Exercise directions:
Each line starting at the one that contains "--- a/ultrazoom_amd/csrc/mz_runner.h" and ending at the one that contains "pixel_walk(w) : w, ch.th, ch.tw, ch.persist);" must be returned exactly, and the rest of the listing is left out.
--------------------
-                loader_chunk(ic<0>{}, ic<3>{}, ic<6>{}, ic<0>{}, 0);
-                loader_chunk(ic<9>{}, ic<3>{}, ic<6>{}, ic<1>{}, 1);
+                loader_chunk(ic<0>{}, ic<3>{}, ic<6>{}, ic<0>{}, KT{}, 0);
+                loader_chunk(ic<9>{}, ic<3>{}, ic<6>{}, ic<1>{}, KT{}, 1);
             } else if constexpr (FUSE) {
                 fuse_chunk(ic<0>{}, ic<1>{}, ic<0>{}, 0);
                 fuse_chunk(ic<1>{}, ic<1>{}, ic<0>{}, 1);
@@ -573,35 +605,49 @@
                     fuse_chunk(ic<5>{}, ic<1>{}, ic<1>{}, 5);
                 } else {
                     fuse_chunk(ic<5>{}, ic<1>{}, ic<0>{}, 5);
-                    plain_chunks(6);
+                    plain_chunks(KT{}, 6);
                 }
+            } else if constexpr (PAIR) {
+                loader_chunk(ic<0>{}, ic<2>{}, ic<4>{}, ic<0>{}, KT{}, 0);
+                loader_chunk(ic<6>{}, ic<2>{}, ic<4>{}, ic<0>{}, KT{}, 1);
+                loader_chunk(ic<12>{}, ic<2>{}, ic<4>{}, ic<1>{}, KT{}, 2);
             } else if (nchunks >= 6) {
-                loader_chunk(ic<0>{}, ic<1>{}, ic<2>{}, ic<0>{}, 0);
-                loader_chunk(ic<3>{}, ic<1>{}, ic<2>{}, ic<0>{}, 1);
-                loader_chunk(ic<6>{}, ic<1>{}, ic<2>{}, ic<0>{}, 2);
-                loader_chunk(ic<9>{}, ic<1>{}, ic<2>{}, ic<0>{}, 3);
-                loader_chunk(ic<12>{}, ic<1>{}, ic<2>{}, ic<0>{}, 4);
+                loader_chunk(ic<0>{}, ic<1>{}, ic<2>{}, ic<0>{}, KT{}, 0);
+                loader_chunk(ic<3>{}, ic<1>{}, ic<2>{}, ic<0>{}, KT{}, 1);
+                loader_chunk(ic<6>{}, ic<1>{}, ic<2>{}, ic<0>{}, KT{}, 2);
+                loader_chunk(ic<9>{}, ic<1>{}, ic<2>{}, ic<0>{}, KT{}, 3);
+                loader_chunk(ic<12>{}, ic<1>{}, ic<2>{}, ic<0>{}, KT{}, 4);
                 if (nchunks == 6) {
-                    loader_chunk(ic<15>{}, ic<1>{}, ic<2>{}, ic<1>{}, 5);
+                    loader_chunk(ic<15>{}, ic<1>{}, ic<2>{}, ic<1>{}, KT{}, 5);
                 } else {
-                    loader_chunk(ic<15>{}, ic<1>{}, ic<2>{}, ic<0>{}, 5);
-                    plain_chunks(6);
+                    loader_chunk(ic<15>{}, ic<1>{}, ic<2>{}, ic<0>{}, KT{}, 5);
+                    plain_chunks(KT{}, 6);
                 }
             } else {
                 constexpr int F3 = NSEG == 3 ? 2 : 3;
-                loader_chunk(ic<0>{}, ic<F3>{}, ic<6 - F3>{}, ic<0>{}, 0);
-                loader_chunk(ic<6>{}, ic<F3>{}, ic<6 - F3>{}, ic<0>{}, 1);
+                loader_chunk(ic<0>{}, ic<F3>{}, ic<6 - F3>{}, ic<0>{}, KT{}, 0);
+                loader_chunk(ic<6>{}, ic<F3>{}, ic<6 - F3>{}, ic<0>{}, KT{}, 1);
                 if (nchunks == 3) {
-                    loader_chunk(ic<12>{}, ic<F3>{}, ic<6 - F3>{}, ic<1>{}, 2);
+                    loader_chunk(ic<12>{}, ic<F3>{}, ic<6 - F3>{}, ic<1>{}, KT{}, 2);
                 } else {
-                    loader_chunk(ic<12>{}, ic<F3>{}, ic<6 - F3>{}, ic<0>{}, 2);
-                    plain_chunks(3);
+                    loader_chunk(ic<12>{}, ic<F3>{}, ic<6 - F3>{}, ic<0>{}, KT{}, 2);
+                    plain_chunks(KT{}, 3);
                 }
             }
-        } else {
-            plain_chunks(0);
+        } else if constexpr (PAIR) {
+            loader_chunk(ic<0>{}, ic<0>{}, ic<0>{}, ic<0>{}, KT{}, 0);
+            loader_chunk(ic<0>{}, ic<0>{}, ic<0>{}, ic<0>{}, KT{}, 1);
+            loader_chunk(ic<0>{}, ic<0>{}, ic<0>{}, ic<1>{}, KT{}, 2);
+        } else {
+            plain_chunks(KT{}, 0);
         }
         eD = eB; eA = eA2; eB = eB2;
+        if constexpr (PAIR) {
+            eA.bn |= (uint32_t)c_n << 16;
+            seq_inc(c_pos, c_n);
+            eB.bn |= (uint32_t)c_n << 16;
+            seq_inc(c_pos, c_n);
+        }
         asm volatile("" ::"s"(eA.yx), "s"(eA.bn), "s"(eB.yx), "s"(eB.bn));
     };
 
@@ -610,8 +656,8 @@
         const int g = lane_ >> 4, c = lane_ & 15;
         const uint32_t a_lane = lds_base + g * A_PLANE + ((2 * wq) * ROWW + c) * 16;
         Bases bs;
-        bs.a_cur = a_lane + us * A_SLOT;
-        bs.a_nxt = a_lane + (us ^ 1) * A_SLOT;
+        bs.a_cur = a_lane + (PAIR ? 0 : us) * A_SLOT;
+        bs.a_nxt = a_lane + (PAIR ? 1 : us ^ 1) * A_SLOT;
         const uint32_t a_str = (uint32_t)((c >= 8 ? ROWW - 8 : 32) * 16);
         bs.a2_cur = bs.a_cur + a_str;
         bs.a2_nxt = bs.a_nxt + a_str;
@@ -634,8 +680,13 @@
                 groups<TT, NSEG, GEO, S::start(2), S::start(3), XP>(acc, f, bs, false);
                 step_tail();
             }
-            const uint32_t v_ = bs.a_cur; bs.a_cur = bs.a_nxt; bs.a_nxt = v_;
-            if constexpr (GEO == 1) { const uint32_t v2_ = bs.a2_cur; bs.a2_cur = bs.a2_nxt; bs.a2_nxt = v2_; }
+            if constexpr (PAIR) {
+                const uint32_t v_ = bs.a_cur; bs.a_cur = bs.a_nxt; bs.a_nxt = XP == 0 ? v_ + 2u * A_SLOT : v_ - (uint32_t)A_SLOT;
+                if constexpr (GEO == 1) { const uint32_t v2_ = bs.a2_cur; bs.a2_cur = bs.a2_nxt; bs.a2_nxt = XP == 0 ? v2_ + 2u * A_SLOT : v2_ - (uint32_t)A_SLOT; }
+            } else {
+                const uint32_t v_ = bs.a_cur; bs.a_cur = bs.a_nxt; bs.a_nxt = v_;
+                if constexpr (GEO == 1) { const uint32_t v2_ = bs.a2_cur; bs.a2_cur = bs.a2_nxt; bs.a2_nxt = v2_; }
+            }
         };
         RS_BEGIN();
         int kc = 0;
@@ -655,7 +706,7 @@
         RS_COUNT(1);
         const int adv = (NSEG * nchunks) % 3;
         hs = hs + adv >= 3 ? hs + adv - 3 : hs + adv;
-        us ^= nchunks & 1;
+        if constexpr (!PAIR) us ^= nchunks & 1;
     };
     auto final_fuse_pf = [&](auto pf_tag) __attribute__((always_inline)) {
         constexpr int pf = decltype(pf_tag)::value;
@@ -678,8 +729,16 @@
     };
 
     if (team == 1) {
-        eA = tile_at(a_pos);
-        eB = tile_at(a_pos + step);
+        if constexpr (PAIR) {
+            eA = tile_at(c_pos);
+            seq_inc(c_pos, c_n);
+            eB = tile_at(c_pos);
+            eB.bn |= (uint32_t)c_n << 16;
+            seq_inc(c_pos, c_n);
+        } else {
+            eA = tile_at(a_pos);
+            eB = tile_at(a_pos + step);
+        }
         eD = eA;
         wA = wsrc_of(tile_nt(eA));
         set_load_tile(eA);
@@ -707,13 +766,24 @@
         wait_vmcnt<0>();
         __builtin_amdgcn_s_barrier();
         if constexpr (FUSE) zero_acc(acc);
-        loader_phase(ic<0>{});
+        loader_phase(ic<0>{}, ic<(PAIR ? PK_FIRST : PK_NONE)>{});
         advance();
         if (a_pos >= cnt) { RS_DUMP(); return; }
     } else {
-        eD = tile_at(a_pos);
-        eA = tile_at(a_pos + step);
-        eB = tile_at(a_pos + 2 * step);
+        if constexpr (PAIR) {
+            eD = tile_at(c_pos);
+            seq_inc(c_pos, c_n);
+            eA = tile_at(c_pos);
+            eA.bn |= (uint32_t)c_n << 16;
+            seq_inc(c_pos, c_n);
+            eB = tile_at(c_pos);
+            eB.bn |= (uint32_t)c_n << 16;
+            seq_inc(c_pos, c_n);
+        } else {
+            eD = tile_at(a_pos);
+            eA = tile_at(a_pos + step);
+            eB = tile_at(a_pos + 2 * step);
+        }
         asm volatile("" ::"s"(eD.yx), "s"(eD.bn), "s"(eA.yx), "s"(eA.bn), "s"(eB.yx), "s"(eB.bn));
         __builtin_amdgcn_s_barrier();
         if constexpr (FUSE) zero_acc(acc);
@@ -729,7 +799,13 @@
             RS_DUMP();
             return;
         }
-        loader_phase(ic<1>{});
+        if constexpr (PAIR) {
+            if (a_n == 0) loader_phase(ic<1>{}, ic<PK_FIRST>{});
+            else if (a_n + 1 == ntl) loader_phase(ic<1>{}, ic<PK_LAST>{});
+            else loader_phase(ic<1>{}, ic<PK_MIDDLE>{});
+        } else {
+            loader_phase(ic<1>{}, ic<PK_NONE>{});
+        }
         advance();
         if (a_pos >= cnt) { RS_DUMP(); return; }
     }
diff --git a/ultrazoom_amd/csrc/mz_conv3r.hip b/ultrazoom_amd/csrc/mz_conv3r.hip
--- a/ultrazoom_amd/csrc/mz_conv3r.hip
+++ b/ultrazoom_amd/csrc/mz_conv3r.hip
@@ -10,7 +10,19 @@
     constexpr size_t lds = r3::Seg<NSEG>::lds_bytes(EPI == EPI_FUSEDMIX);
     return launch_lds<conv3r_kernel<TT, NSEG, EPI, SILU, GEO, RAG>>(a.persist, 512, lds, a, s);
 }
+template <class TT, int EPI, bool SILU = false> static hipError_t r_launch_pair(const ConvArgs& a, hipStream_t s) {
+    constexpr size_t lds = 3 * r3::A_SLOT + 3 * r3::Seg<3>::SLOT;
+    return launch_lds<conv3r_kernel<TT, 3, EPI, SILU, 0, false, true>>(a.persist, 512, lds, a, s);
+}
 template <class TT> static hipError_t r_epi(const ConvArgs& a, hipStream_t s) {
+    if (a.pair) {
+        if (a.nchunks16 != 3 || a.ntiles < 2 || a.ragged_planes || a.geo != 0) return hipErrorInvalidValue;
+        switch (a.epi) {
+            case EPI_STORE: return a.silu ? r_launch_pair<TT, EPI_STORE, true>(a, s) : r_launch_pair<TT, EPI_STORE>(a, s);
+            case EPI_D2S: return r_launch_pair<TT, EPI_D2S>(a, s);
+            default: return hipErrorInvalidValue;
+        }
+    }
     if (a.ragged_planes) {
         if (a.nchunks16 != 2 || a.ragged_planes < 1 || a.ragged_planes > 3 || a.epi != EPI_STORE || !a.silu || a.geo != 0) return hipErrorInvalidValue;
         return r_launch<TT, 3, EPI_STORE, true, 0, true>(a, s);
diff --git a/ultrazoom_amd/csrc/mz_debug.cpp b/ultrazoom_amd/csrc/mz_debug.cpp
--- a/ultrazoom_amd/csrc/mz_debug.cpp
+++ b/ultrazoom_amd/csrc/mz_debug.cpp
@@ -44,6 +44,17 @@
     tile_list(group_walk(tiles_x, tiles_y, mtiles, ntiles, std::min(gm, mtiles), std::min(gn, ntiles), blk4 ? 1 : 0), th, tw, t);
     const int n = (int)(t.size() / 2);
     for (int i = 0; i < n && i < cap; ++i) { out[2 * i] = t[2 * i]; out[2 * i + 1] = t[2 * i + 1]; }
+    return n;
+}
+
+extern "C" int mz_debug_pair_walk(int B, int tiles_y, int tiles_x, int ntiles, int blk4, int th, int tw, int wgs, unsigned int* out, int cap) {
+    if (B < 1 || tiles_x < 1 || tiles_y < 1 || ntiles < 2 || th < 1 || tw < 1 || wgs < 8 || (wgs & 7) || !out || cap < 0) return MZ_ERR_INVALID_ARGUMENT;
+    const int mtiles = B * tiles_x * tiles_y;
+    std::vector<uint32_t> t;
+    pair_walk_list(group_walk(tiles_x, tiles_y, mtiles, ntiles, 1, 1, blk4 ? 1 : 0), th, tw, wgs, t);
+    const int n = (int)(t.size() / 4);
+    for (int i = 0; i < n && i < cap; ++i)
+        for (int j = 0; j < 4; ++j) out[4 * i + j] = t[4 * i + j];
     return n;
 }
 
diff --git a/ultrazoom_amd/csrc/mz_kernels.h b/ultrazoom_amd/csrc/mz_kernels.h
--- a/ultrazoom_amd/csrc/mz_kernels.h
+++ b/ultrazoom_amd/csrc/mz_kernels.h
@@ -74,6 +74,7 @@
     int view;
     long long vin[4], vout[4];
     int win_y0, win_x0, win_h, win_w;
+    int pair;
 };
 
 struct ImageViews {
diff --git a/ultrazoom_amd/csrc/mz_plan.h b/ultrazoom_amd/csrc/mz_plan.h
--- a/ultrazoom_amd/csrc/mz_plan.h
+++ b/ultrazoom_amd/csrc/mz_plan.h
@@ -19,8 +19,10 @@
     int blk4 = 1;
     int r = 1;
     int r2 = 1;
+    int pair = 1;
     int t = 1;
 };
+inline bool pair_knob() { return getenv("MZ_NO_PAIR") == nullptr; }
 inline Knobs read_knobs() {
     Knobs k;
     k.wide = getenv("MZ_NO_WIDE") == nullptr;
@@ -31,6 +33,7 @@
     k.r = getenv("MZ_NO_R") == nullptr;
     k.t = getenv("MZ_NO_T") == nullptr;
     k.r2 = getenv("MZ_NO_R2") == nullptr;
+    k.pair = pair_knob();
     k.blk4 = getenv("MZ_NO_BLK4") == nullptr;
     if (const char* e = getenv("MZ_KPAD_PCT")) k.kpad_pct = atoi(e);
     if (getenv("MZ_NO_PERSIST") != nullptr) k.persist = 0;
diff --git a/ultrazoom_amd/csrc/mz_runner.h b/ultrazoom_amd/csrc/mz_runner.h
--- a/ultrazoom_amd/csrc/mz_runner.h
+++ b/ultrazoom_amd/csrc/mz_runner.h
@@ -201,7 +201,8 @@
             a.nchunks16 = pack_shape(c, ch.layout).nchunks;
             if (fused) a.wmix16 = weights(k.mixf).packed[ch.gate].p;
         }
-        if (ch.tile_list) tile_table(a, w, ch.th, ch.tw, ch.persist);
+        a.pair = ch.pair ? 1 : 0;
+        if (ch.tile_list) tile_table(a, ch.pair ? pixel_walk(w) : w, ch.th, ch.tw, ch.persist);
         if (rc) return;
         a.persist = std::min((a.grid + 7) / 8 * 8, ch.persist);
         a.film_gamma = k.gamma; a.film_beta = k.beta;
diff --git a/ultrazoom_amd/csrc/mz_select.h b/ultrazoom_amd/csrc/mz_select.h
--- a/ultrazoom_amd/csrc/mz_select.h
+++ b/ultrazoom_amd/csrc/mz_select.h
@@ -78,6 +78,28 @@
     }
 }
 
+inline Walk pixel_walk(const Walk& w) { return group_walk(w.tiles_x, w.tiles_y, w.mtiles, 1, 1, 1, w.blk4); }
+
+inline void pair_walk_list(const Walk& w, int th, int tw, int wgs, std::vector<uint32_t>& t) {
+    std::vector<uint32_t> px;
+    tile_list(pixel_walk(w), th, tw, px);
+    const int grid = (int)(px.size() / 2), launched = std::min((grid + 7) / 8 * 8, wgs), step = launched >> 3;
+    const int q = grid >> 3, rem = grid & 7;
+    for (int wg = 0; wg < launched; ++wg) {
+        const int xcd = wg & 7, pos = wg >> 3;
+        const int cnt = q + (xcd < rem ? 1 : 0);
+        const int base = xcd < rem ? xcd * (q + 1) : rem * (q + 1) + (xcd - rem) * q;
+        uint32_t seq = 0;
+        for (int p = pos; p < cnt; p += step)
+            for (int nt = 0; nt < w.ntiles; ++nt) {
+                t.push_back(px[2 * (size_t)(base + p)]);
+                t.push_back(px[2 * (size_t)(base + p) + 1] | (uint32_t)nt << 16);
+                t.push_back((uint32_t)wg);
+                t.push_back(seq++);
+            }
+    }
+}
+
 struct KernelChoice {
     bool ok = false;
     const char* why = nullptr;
--------------------
Solution to the exercise:
--- a/ultrazoom_amd/csrc/mz_runner.h
+++ b/ultrazoom_amd/csrc/mz_runner.h
@@ -201,7 +201,8 @@
             a.nchunks16 = pack_shape(c, ch.layout).nchunks;
             if (fused) a.wmix16 = weights(k.mixf).packed[ch.gate].p;
         }
-        if (ch.tile_list) tile_table(a, w, ch.th, ch.tw, ch.persist);
+        a.pair = ch.pair ? 1 : 0;
+        if (ch.tile_list) tile_table(a, ch.pair ? pixel_walk(w) : w, ch.th, ch.tw, ch.persist);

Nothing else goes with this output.